Look at the circuit in a little more detail and the interesting facts start to emerge. Although this is a solid-state design, it is also a hybrid in the sense that it uses a fully regulated FET front-end paired with a bipolar output stage. The FETs were selected for their superior voltage-gain characteristics, behavior that mimics tubes. Fed from its own discrete transformer windings, the MF-2550 SE’s voltage-gain stage is both robust and immune to the large current swings seen in the output stage and their impact on the amp’s power supply, delivering the sort of presence and dynamic range that make tube amps so entertainingly addictive.

The bipolar output stage is configured for maximum current delivery, allowing the amplifier to respond both to the dynamic demands of the signal (preserving the benefits of the FET front-end) and the complex load imposed by the speaker. The large electrolytic caps in the reservoir power supply are bypassed with smaller, faster polypropylene film caps, which also banish electrolytics from the signal path. Local storage capacitance is located directly adjacent to the output devices and hardwired with high-grade cable to further reduce power-supply response time and source impedance. Look carefully and you’ll see that even the cables running to the output terminals are separate and arranged for directionality.
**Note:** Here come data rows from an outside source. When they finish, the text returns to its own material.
int tape_tile_variant(int variant, int n_veh, int storage_f16) {
    (void)storage_f16;
    return (variant == 0 && (4 * 64) % n_veh != 0) ? 1 : variant;
}

int fused_tile_records(int variant) {
    switch (variant) {
        case 0: return 4 * 64 * 8;
        case 1: return 4 * 64 * 4;
        default: return 1 * 64 * 4;
    }
}

int tape_blocks_per_cu(int task, int variant, int n_veh, int storage_f16, size_t dyn_bytes) {
    (void)task;
    const int rw = variant == 0 || variant == 1 ? 4 : 1;
    int nb = 0;
    const hipError_t e = with_bool(storage_f16, [&](auto f16) { return with_bool((rw * 64) % n_veh == 0, [&](auto fast) {
        using ST = std::conditional_t<f16, _Float16, float>;
        auto occ = [&](auto kernel) { return hipOccupancyMaxActiveBlocksPerMultiprocessor(&nb, kernel, (rw + 3) * 64, dyn_bytes); };
        return variant == 0 ? occ(rollout_gated_4x8<TASK_LEFT, fast, ST>) : variant == 1 ? occ(rollout_gated_4x4<TASK_LEFT, fast, ST>)
                                                                          : occ(rollout_gated_1x4<TASK_LEFT, fast, ST>);
    }); });
    return e == hipSuccess ? nb : 0;
}

typedef unsigned u4v __attribute__((ext_vector_type(4)));
__global__ __launch_bounds__(256) void gate_feed_kernel(int horizon, unsigned n_blocks, size_t step_words, const u4v* __restrict__ staged,
                                                        u4v* live, unsigned* gate_ready, const unsigned* gate_done,
                                                        unsigned* status, int spin) {
    constexpr int PRE = 8;
    for (int t = 0; t < horizon; ++t) {
        const u4v* src = staged + (size_t)t * step_words;
        u4v* dst = live + (size_t)t * step_words;
        u4v pre[PRE];
#pragma unroll
        for (int k = 0; k < PRE; ++k) {
            const size_t i = threadIdx.x + (size_t)k * blockDim.x;
            pre[k] = src[i < step_words ? i : 0];
        }
        int good = 1;
        if (t > 0) {
            for (unsigned b = threadIdx.x; b < n_blocks && good; b += blockDim.x) {
                const unsigned* w = gate_done + ((size_t)(t - 1) * n_blocks + b) * 16;
                for (int spins = 0; !agent_load_u32(w); ++spins) {
                    if (spins >= spin || ((spins & 31) == 31 && agent_load_u32(status))) { good = 0; break; }
                    __builtin_amdgcn_s_sleep(2);
                }
            }
        }
        if (!__syncthreads_and(good)) {
            if (threadIdx.x == 0) agent_store_u32(status + 1, 1u);
            return;
        }
#pragma unroll
        for (int k = 0; k < PRE; ++k) {
            const size_t i = threadIdx.x + (size_t)k * blockDim.x;
            if (i < step_words) asm volatile("global_store_dwordx4 %0, %1, off sc1\n\ts_nop 1" :: "v"(dst + i), "v"(pre[k]) : "memory");
        }
        for (size_t i = threadIdx.x + (size_t)PRE * blockDim.x; i < step_words; i += blockDim.x) {
            const u4v v = src[i];
            asm volatile("global_store_dwordx4 %0, %1, off sc1\n\ts_nop 1" :: "v"(dst + i), "v"(v) : "memory");
        }
        asm volatile("s_waitcnt vmcnt(0)" ::: "memory");
        __syncthreads();
        if (threadIdx.x == 0) agent_store_u32(gate_ready + t, 1u);
    }
}

hipError_t launch_gate_feed(int horizon, int n_blocks, size_t step_bytes, const void* staged, void* live,
                            unsigned* gate_ready, const unsigned* gate_done, unsigned* status, int spin, hipStream_t s) {
    hipLaunchKernelGGL(gate_feed_kernel, dim3(1), dim3(256), 0, s, horizon, (unsigned)n_blocks, step_bytes / 16,
                       reinterpret_cast<const u4v*>(staged), reinterpret_cast<u4v*>(live), gate_ready, gate_done, status, spin);
    return hipGetLastError();
}

static FusedArgs trace_checked(const FusedArgs& A_in, int grid, int waves_per_block) {
    FusedArgs A = A_in;
    if (A.trace && A.trace_words < (long long)grid * waves_per_block * 8) A.trace = nullptr;
    return A;
}

hipError_t launch_rollout_tape_fused(int task, int variant, const FusedArgs& A_in, int horizon, int grid, hipStream_t s) {
    const int rw = variant == 0 || variant == 1 ? 4 : 1;
    const FusedArgs A = trace_checked(A_in, grid, rw + 1);
    const bool gated = A.gate_ready != nullptr, fast = (rw * 64) % A.n_veh == 0;
    if (variant == 0 && !gated && !fast) return hipErrorInvalidValue;
    const dim3 g(grid), b((rw + 1 + (gated ? 2 : 0)) * 64);
    const size_t dyn = (size_t)A.stage_entries * 12;
    with_task(task, [&](auto t) { with_bool(A.storage_f16, [&](auto f16) { with_bool(fast, [&](auto fast_c) {
        using ST = std::conditional_t<f16, _Float16, float>;
        auto go = [&](auto kernel) {
            hipLaunchKernelGGL(kernel, g, b, dyn, s, reinterpret_cast<const ST*>(A.obs_in), reinterpret_cast<ST*>(A.obs_out), A.n_env,
                               A.obs_dim, A.n_veh, A.envs_per_tile, A.nv_magic, horizon, A);
        };
        if (gated && variant == 0) go(rollout_gated_4x8<t, fast_c, ST>);
        else if (gated && variant == 1) go(rollout_gated_4x4<t, fast_c, ST>);
        else if (gated) go(rollout_gated_1x4<t, fast_c, ST>);
        else if (variant == 0) go(rollout_tape_4x8<t, true, ST>);
        else if (variant == 1) go(rollout_tape_4x4<t, fast_c, ST>);
        else go(rollout_tape_1x4<t, fast_c, ST>);
    }); }); });
    return hipGetLastError();
}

One caution: this is one product you shouldn’t rush to judge. The lucid clarity and natural, uncluttered tonality that typify the use of Teflon caps takes time to appear. Just like Teflon-insulated cables that take forever to run in, in this case "forever" is around 500 hours (or three weeks continuous use), after which it will blossom to such an extent as to be considered a different product. The lean, bleached presentation on arrival, all resolution and flat, detailed perspective but lacking energy and purpose, could easily have been put down to the unit’s solid-state DNA. But once it hit its stride that stark transparency and clarity become fleshed out, both in terms of body and color, without obscuring or cluttering the sense of structure, while adding a sense of shape. If you audition this amp and it sounds cool, detached, uninvolving or in any way distant, then chances are it’s not run in. Give it time and you won’t recognize it.

-Roy Gregory

Associated Equipment

Digital: PS Audio PerfectWave Mk.II DAC, PS Audio PerfectWave transport, Logitech Squeezebox Touch with Bolder Cable Company linear power supply.

Preamplifiers: Convergent Audio Technology SL-1 Renaissance (Black Path Edition), Musical Design Chameleon (Elite Edition).

Power amplifier: Classé Audio CA-2300, Conrad-Johnson Premier 350SA, Sanders Magtech.

Loudspeakers: Thiel CS3.7.

Interconnects: Shunyata Research Zi-Tron Anaconda.

Digital cables: Shunyata Research Zi-Tron Anaconda AES/EBU, Moray James Digital coaxial.

Speaker cables: Shunyata Research Zi-Tron Anaconda.

Power conditioner: Shunyata Research Typhon/Triton stack and Shunyata Research Defender in associated wall outlet.

Power cords: Shunyata Research Alpha Digital, Alpha Analog, Alpha HC, and Venom 3 HC.

Equipment rack and platforms: Vantage Point Contour equipment rack, Salamander amplifier stand, Shunyata Research Dark Field Elevators, Stillpoints Ultra SS speaker risers.

Accessories: Acoustic Revive RD-3 disc demagnetizer, UltraBit Platinum Plus CD solution.